8 deepTools Visualization

Bash
# Generate normalized bigWig signal tracks
bamCoverage -b clean.bam -o signal.bw \
  --normalizeUsing RPKM --binSize 10 \
  --extendReads 200 -p 16

# Compute signal matrix around genes (TSS ± 3kb)
computeMatrix reference-point \
  -S treatment.bw control.bw \
  -R genes.bed \
  --referencePoint TSS \
  -a 3000 -b 3000 \
  -o matrix.gz -p 16

# Profile plot (line plot showing signal around TSS)
plotProfile -m matrix.gz -o tss_profile.png \
  --perGroup --colors blue grey \
  --plotTitle "ChIP signal at TSS"

# Heatmap
plotHeatmap -m matrix.gz -o tss_heatmap.png \
  --colorMap RdYlBu_r --whatToShow "heatmap and colorbar" \
  --sortUsing mean

# Correlation between samples (QC)
multiBamSummary bins -b sample1.bam sample2.bam sample3.bam \
  -o multibam.npz -p 16
plotCorrelation -in multibam.npz --corMethod pearson \
  --whatToPlot heatmap -o correlation.png

# Fingerprint plot (QC: enrichment check)
plotFingerprint -b treatment.bam input.bam \
  -o fingerprint.png -p 16
Download:

9 Peak Annotation

R
library(ChIPseeker)
library(TxDb.Hsapiens.UCSC.hg38.knownGene)
library(org.Hs.eg.db)

txdb <- TxDb.Hsapiens.UCSC.hg38.knownGene

# Read peaks
peaks <- readPeakFile("peaks.narrowPeak")

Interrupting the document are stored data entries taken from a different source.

# samuel-vitorino/sopro

Measured on AMD Instinct MI355X. Metric: audio_seconds_per_second, higher is better.
Workload: dtype f32; 1 GPU; Sopro-135M synthesize, 32 utterances x 200 frames per GPU (BASELINE configs[1]), S=64 text tokens, 32 distinct 150-frame reference voice(s) per batch prepared outside the timed region, top_p=0.9 T=1.05 anti_loop (reference defaults), synthetic weights with EOS suppressed; batch_per_gpu=32, frames=200, voices_per_batch=32, parallelism=replicas x1 (utterance sharding, no collective), lanes_per_gpu=4

## Files before the change

include/sopro_hip.h:

```cpp
#ifndef SOPRO_HIP_H
#define SOPRO_HIP_H

#include <stdint.h>

#ifdef __cplusplus
extern "C" {
#endif

#define SOPRO_ABI_VERSION 43

const char* sopro_last_error(void);
int sopro_abi_version(void);
int sopro_build_flags(void);
int sopro_set_lds_floor(int bytes);
int sopro_set_host_wait(int blocking);
int sopro_device_info(int device, int* out4);

int sopro_capture_begin(void* stream);
int sopro_capture_end(void* stream, void** graph_exec_out);
int sopro_graph_launch(void* graph_exec, void* stream);
int sopro_graph_launch_n(void* graph_exec, void* stream, int32_t n);
int sopro_graph_destroy(void* graph_exec);
int sopro_stream_create_cu_range(int first_cu, int n_cus, void** stream_out);
int sopro_stream_create_cu_mask(const uint32_t* mask, int32_t words, void** stream_out);
// ... 14 lines not shown
  float* C; int64_t ldc; int64_t c_seg_stride;
  const float* R; int64_t ldr; int64_t r_seg_stride;
  const float* scale;
  const float* pro_vec;
  long long* dbg;
  int32_t M, N, K, rows_per_seg;
  int32_t prologue, epilogue;
} sopro_gemm_args;
int sopro_gemm_f32(const sopro_gemm_args* args, void* stream);
int sopro_gemm_set_tile_override(int cfg);

typedef struct sopro_gemm_split_ext {
  int32_t a_format;
  int32_t c_mode;
  float* C2; int64_t ldc2; int64_t c2_seg_stride;
  int32_t rms_norm; float rms_eps;
  int32_t ksplit;
  int32_t n_tickets;
  float* ws; int64_t ws_bytes;
  int32_t* tickets;
  int32_t group_m;
  float acc_scale;
  int32_t* range_events;
  const float* rope_cos; const float* rope_sin;
  int32_t rope_cols, rope_dh, rope_pos0, rope_rows_per_seg;
  const float* ln_stats;
  float* ln_stats_out;
} sopro_gemm_split_ext;
int sopro_gemm_bf16x3(const sopro_gemm_args* a, const void* packed_w, const sopro_gemm_split_ext* ext, void* stream);
int64_t sopro_packed_w_rows_bytes(int32_t N, int32_t K);
int sopro_pack_w_rows_bf16(const float* W, int64_t ldw, int32_t N, int32_t K, void* packed, void* stream);
int sopro_gemm_8p_takes(const sopro_gemm_args* a, const sopro_gemm_split_ext* ext);
int sopro_gemm_bf16x3_8p(const sopro_gemm_args* a, const void* w_rows, const sopro_gemm_split_ext* ext, void* stream);
int sopro_gemm_bf16x6(const sopro_gemm_args* a, const void* packed_w, const sopro_gemm_split_ext* ext, void* stream);
int sopro_gemm_bf16x1(const sopro_gemm_args* a, const void* packed_w, const sopro_gemm_split_ext* ext, void* stream);
int sopro_pack_w_bf16(const float* W, int64_t ldw, int32_t N, int32_t K, int32_t pieces, void* packed, void* stream);
int sopro_pack_w_f16x2(const float* W, int64_t ldw, int32_t N, int32_t K, float wscale, void* packed, void* stream);
float sopro_f16x3_a_scale(void);
int sopro_gemm_f16x3(const sopro_gemm_args* a, const void* packed_w, const sopro_gemm_split_ext* ext, void* stream);
int64_t sopro_packed_w_bytes(int32_t N, int32_t K, int32_t pieces);
int sopro_gemm_bf16_set_tile_override(int cfg);
int sopro_gemm_set_group_m(int g);
int sopro_gemm_auto_ksplit(int32_t M, int32_t N, int32_t K, int32_t pieces, int32_t f16, int32_t epilogue, int64_t ws_bytes, int32_t n_tickets);

typedef struct sopro_skinny_args {
  const float* X; int64_t ldx;
  const float* W; int64_t ldw;
  const float* bias;
  float* Y; int64_t ldy;
  const float* R; int64_t ldr;
  const float* scale;
  float* ring;
  const float* dw_w;
  const float* dw_b;
  const int32_t* step;
  const float* Xp; int64_t xp_stride;
  int64_t y_part_stride;
  long long* dbg;
  float eps;
  int32_t B, N, K, epilogue;
  int32_t ring_len, ring_bcap, dil, ksize;
  int32_t np, ksplit, rms_norm;
  int32_t w_layout;
  const float* aux_W; const float* aux_bias; const float* aux_R; float* aux_Y;
  int64_t aux_ldy, aux_ldr, aux_y_part_stride;
  int32_t aux_tiles, aux_flags;
  int32_t ring_format;
  int32_t mt, nt;
} sopro_skinny_args;
int sopro_skinny_f32(const sopro_skinny_args* args, void* stream);
int sopro_pack_skinny_w(const float* W, int64_t ldw, int32_t N, int32_t K, int32_t glu, float* out, void* stream);
int64_t sopro_skinny_packed_floats(int32_t N, int32_t K, int32_t glu);
int sopro_pack_skinny_w_bf16(const float* W, int64_t ldw, int32_t N, int32_t K, int32_t glu, void* out, void* stream);

int sopro_fill2d_u32(void* p, int64_t pitch, int32_t rows, int32_t width, uint32_t value, void* stream);
int sopro_copy2d_u32(void* dst, int64_t dpitch, const void* src, int64_t spitch, int32_t rows, int32_t width, void* stream);
int sopro_nar_seed_i32(int32_t* tokens, int32_t Q, const int32_t* cb0, int64_t cb0_bstride, int32_t B, int32_t T, int32_t vmax, void* stream);
int sopro_cvt_f32_bf16(const float* src, void* dst, int64_t n, void* stream);
int sopro_cvt_bf16_f32(const void* src, float* dst, int64_t n, void* stream);
enum { SOPRO_NORM_RMS = 0, SOPRO_NORM_LN = 1 };
int sopro_norm_f32(const float* x, int64_t ldx, int64_t x_seg_stride , float* out, int64_t ldo, const float* w, const float* b,
                   const float* mul, const float* add, int32_t rows, int32_t rows_per_seg, int32_t C,
                   float eps, int32_t kind, void* stream);
int sopro_row_stats_f32(const float* x, int64_t ldx, int64_t x_seg_stride , int32_t rows, int32_t rows_per_seg, int32_t C,
                        float* stats, void* stream);
int sopro_rms_match_f32(const float* a, const float* x, float* out, int32_t rows, int32_t C, void* stream);
int sopro_tanh_affine_f32(const float* in, float* out, float c0, float c1, int64_t n, void* stream);
int sopro_add_pos_f32(const float* rowvec, const float* table, float* out, int32_t B, int32_t T, int32_t C,
                      int32_t pos0, void* stream);
int sopro_masked_mean_f32(const float* x, const int32_t* lens, float* out, int32_t B, int32_t T, int32_t C,
                          void* stream);
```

# Annotate peaks to genomic features
peakAnno <- annotatePeak(peaks, TxDb=txdb, annoDb="org.Hs.eg.db",
                          level="gene")

# Visualize feature distribution
plotAnnoPie(peakAnno)
plotAnnoBar(peakAnno)
plotDistToTSS(peakAnno)

# Gene Ontology enrichment on peak-associated genes
genes <- as.data.frame(peakAnno)$geneId
library(clusterProfiler)
ego <- enrichGO(gene=genes, OrgDb=org.Hs.eg.db, ont="BP",
                readable=TRUE, pAdjustMethod="BH", qvalueCutoff=0.05)
dotplot(ego, showCategory=15)
Download:

10 AI Prompt Guide

Epigenomics Analysis for Your Data
I have [ChIP-Seq / ATAC-Seq / CUT&RUN / CUT&Tag] data. Organism: [ORGANISM], genome build: [BUILD, e.g., hg38, mm10]. Number of samples: [N] treatment, [N] control/input, [N] replicates each. Target: [TF name / histone mark, e.g., H3K27ac]. Sequencing: [single-end / paired-end], [READ_LENGTH] bp. Please write a complete pipeline that: 1. Trims and QCs reads with fastp 2. Aligns with Bowtie2 3. Filters BAM (duplicates, MAPQ, MT, blacklist) 4. Calls peaks with MACS3 (narrow/broad as appropriate) 5. Generates bigWig tracks and TSS heatmaps with deepTools 6. Runs differential binding with DiffBind 7. Finds enriched motifs with HOMER 8. Annotates peaks with ChIPseeker Wrap in SLURM scripts for [CORES] CPUs, [RAM] GB.

11 Common Errors & Troubleshooting

MACS: "0 peaks called" or very few peaks

Check: (1) enough reads after filtering? (2) correct -g genome size? (3) correct -f format (BAMPE for PE)? (4) is the ChIP actually enriched? Check fingerprint plot.

DiffBind: "No consensus peaks"

Set minOverlap=1 to include peaks found in at least one sample. Default requires overlap across majority of replicates. Also check that peak files are non-empty and in the right format (narrowPeak or bed).

ATAC-Seq: Most reads map to mitochondria

Common problem — MT DNA is open chromatin. A good experiment should have <30% MT reads. If >50%, the library prep may need optimization. Filter MT reads post-alignment: samtools view -b input.bam | grep -v chrM.

HOMER: "Genome not found"

Install the genome: perl /path/to/homer/configureHomer.pl -install hg38. For non-model organisms, provide your own FASTA with -preparsedDir.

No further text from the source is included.